Mining Concession Granted Without Community Public Notice In Jigamiandó, Colombia
Published by MAC on 2006-02-20Source: Colombian Intereclesiastical Commission
Mining Concession Granted Without Community Public Notice in Jigamiandó, Colombia
by Colombian Intereclesiastical Commission for Justice and Peace
20th February 2006
On February 4, 2006, the then-Governor of the Department of Antioquia, Aníbal Gaviria Correa, signed a contract with James Álaro Valdiri Reyes, Colombian representative of mining company Muriel Mining Corporation, based in Colorado, USA. This contract grants a concession for the carrying out of a mining operation for copper, gold, molybendum and other minerals, initially in a zone of 5,000 acres, located in land surrounding the municipalities of Murindó, Antioquia, and Carmen del Darién, Chocó. The contract for the exploitation is for thirty years.
According to the concession, this mine will cover part of the territories of the Protected Indigenous Lands of Uradá-Jiguamiandó and of the Community Council of the Jiguamiandó River Basin, which is under the jurisdiction of the Municipality of Carmen del Darién. More concretely, around a quarter of the area of the mining concession is in collective hands of Jiguamiandó and the remaining three-quarters cover the Protected Indigenous Lands of Embera-Katío and the Municipality of Murindó. However, the Ministry of the Environment, Housing and Territorial Development has stated that theyhave not approved any environmental permits for mining in this region.
Adding to this, information has now emerged on the existance of another mining concession, signed between these parties on September 28, 2004, with a surface extension of 40,000 acres. The duration of this concession is 30 years, and it includes various construction projects, including a helicopter landing facility in the community of Coredocito.

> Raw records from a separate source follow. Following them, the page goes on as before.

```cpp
int shockidx_debug_timing(shockidx_ctx *c, uint64_t *out, uint32_t nwg) {
  if (!c || !c->d_timing || !out || nwg > 65536) return SHOCKIDX_EINVAL;
  if (hipSetDevice(c->device) != hipSuccess) return SHOCKIDX_EHIP;
  if (hipDeviceSynchronize() != hipSuccess) return SHOCKIDX_EHIP;
  return hipMemcpy(out, c->d_timing, 9 * 8 * (size_t)nwg, hipMemcpyDeviceToHost) == hipSuccess ? SHOCKIDX_OK
                                                                                              : SHOCKIDX_EHIP;
}

int shockidx_debug_tiles_grid(shockidx_ctx *c) { return c ? (int)c->tiles_grid : 0; }

int shockidx_debug_inject(shockidx_ctx *c, uint32_t flags) {
  if (!c) return SHOCKIDX_EINVAL;
  const int old = (int)c->inject;
  c->inject = flags;
  return old;
}

int shockidx_slab_guess(shockidx_ctx *c, const shockidx_slab *sl, int fmt, uint64_t *guess) {
  const Err res;
  if (!c || !sl || !guess) return SHOCKIDX_EINVAL;
  if (sl->is_first) { *guess = 0; return SHOCKIDX_OK; }
  HIPCHK(hipSetDevice(c->device), "hipSetDevice");
  hipStream_t s = c->stream;
  u64 *d_out = (u64 *)(c->d_small + SMALL_DETECT + 32);
  HIPCHK(sidx_launch_slab_guess((const uint8_t *)sl->d_data, sl->n, sl->front, fmt, d_out, s), "guess launch");
  HIPCHK(hipMemcpyAsync(c->h_det + 2, d_out, 8, hipMemcpyDeviceToHost, s), "guess copy");
  HIPCHK(hipStreamSynchronize(s), "guess sync");
  memcpy(guess, c->h_det + 2, 8);
  return SHOCKIDX_OK;
}

int shockidx_slab_index(shockidx_ctx *c, const shockidx_slab *sl, int fmt, uint64_t state_in, void *d_rows,
                        uint64_t row_cap, void *d_summary, shockidx_result *res) {
  shockidx_result tmp;
  if (!res) res = &tmp;
  reset_result(res);
  const bool empty = sl && sl->n == 0 && !sl->is_first;
  if (!c || !sl || !d_summary || (!empty && ((uintptr_t)sl->d_data & 15)) || sl->end < sl->n ||
      (!sl->is_first && sl->n > 0 && sl->front < 16))
    return set_msg(res, SHOCKIDX_EINVAL, "invalid slab");
  if (fmt < SHOCKIDX_FMT_FASTA || fmt > SHOCKIDX_FMT_LINE) return set_msg(res, SHOCKIDX_EINVAL, "invalid format");
  const double t0 = now_ms();
  HIPCHK(hipSetDevice(c->device), "hipSetDevice");
  SlabGeom g;
  g.n = sl->n;
  g.end = empty ? 0 : sl->end;
  g.front = (sl->is_first || empty) ? 0 : sl->front;
  g.base = sl->base;
  g.state_in = state_in;
  g.row_base = sl->is_first ? 0 : 1;
  g.eof = sl->is_last;
  g.file_start = sl->is_first;
  g.d_summary = d_summary;
  g.seq = sl->seq;
  res->format = fmt;
  DevResult dr;
  if (int rc = run_index(c, (const uint8_t *)sl->d_data, sl->n, fmt, (u64 *)d_rows, row_cap, c->stream, &dr, res, &g))
    return rc;
  res->count = dr.count;
  res->state_out = dr.state_out;
  res->term_code = dr.code;
  res->flags = dr.flags;
  res->fixups = dr.fixups;
// ... 95 lines not shown
```

shock_amd/csrc/sidx_common.hpp:

```cpp
#pragma once
#include <stdint.h>

namespace sidx {

typedef unsigned long long u64;
typedef long long i64;
typedef unsigned int u32;

#ifndef SIDX_TILE
#define SIDX_TILE 16384
#endif
#ifndef SIDX_NTHREADS
#define SIDX_NTHREADS (SIDX_TILE / 128)
#endif
constexpr int TILE = SIDX_TILE;
constexpr int NTHREADS = SIDX_NTHREADS;
constexpr int NWAVES = NTHREADS / 64;
constexpr int CHUNK = 16;
constexpr int NCHUNKS = TILE / CHUNK;
constexpr int CPT = NCHUNKS / NTHREADS;
constexpr int REGION = TILE / NTHREADS;
constexpr int MAX_DEFER = 16;
constexpr int FQ_TILE_WORDS = 2 * MAX_DEFER;
#ifndef SIDX_HALO
// ... 17 lines not shown
  ST_FQ_IDMISMATCH = 8,
  ST_FQ_LENMISMATCH = 9,
  ST_FA_INVALID = 10,
  ST_DONTCARE = 11,
  ST_NEEDMORE = 12,
  ST_ABSENT = 13,
  ST_DEFER = 14,
  ST_SLOW = 15,
};

constexpr u64 FLAG_AGG = 1ull << 62;
constexpr u64 FLAG_INC = 2ull << 62;
constexpr int EPOCH_SHIFT = 48;
constexpr u32 EPOCH_MASK = 0x3FFF;
constexpr u64 PAYLOAD_MASK = (1ull << EPOCH_SHIFT) - 1;

constexpr int KEY_TILE_BITS = 24;
constexpr int KEY_REC_SHIFT = 4 + KEY_TILE_BITS;
constexpr u64 KEY_NONE = ~0ull;
constexpr int NCOUNTERS = 8;

enum TilePass : int { TP_TWO_PASS = 0, TP_FQ, TP_FA, TP_LINE, TP_SAM };

struct SlabParams {
  const uint8_t *data;
  u64 n;
  u64 end;
  u64 base;
  u64 state_in;
  u64 row_base;
  u64 row_cap;
  u64 *rows;
  u64 *status;
  u64 *badkey;
  u64 *detail;
  u32 *counters;
  u64 *badkey_next;
  u32 *counters_next;
  u32 ntiles;
  u32 epoch;
  int eof;
  int file_start;
  u64 *timing;
  u64 *summary;
  u64 front;
  u32 debug;
  u64 *pcnt;
  u64 *ppre;
  u64 *scan_look[2];
  u32 pgrid;
  u32 seq;
  u64 *fix;
  u32 fixcap;
  const u64 *tile_excl;
  u64 *tile_agg;
  u32 *tile_stage;
  u32 *tile_words;
  const int *gate;
  int gate_fmt;
  u32 inject;
  uint16_t *fq_lines;
};

struct SlabSummary {
  u64 agg, state_in, key, natural, row_base, err_pos, err_len;
  uint16_t fmt, flags;
  u32 seq;
};
static_assert(sizeof(SlabSummary) == 64, "summary is exchanged as 64 bytes");

struct SlabPlan {
  u64 state_in, first_record, count, err_pos, err_len;
  u32 code;
  int err_rank;
  u32 inconsistent, flags;
};

constexpr u32 RF_CAPACITY = 1;
constexpr u32 RF_INTERNAL = 2;
constexpr u32 RF_HALO = 4;
constexpr u32 RF_FIXQUEUE = 8;
constexpr u32 RF_MISSPEC = 16;

struct ColKey {
  u64 off, lo, len;
};
enum ColCtl : int { COL_BAD = 0, COL_NB, COL_B, COL_CTL_WORDS };

struct DevResult {
  u64 count;
  u64 state_out;
  u64 slab_agg;
  u64 key;
  u64 natural;
  u64 err_pos;
  u64 err_len;
  u32 code;
  u32 flags;
  u32 path;
  u32 fmt;
  u32 fixups;
  u32 fix_tiles;
  u32 detected;
  u32 pad;
};
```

Despite the fact that Colombia is a signatory of the ILOConvention 169 on Indigenous Peoples and Tribes, and has passed laws such as Law 70 in 1994 and the Mining Code, the communities of peoples African descent of the Community Council of Jiguamiandó have not been notified, informed or consulted by any public entity on implemntation of concession contracts or the mining exploration that will be carried out upon more than 1,250 acres of their collective territory.
Nor have the communities participated in the notifications, audiences, interventions and public processes for the awarding of the contract, upon which the economic, social and cultural impacts for the indigenous and black communities are determined.
This type of mining activity will affect and dismantle the cultural, social, and - above all- the economic resources of these indigenous communities...[and therefore violate] Articles 121 and 259 of the Mining Code, Article 44 of the Law 70 of 1994, and Articles 4, 6, numbers A, B and 15, Number 2 of the Convention 189 on Indigenous Peoples and Tribes of the International Organization of Labor.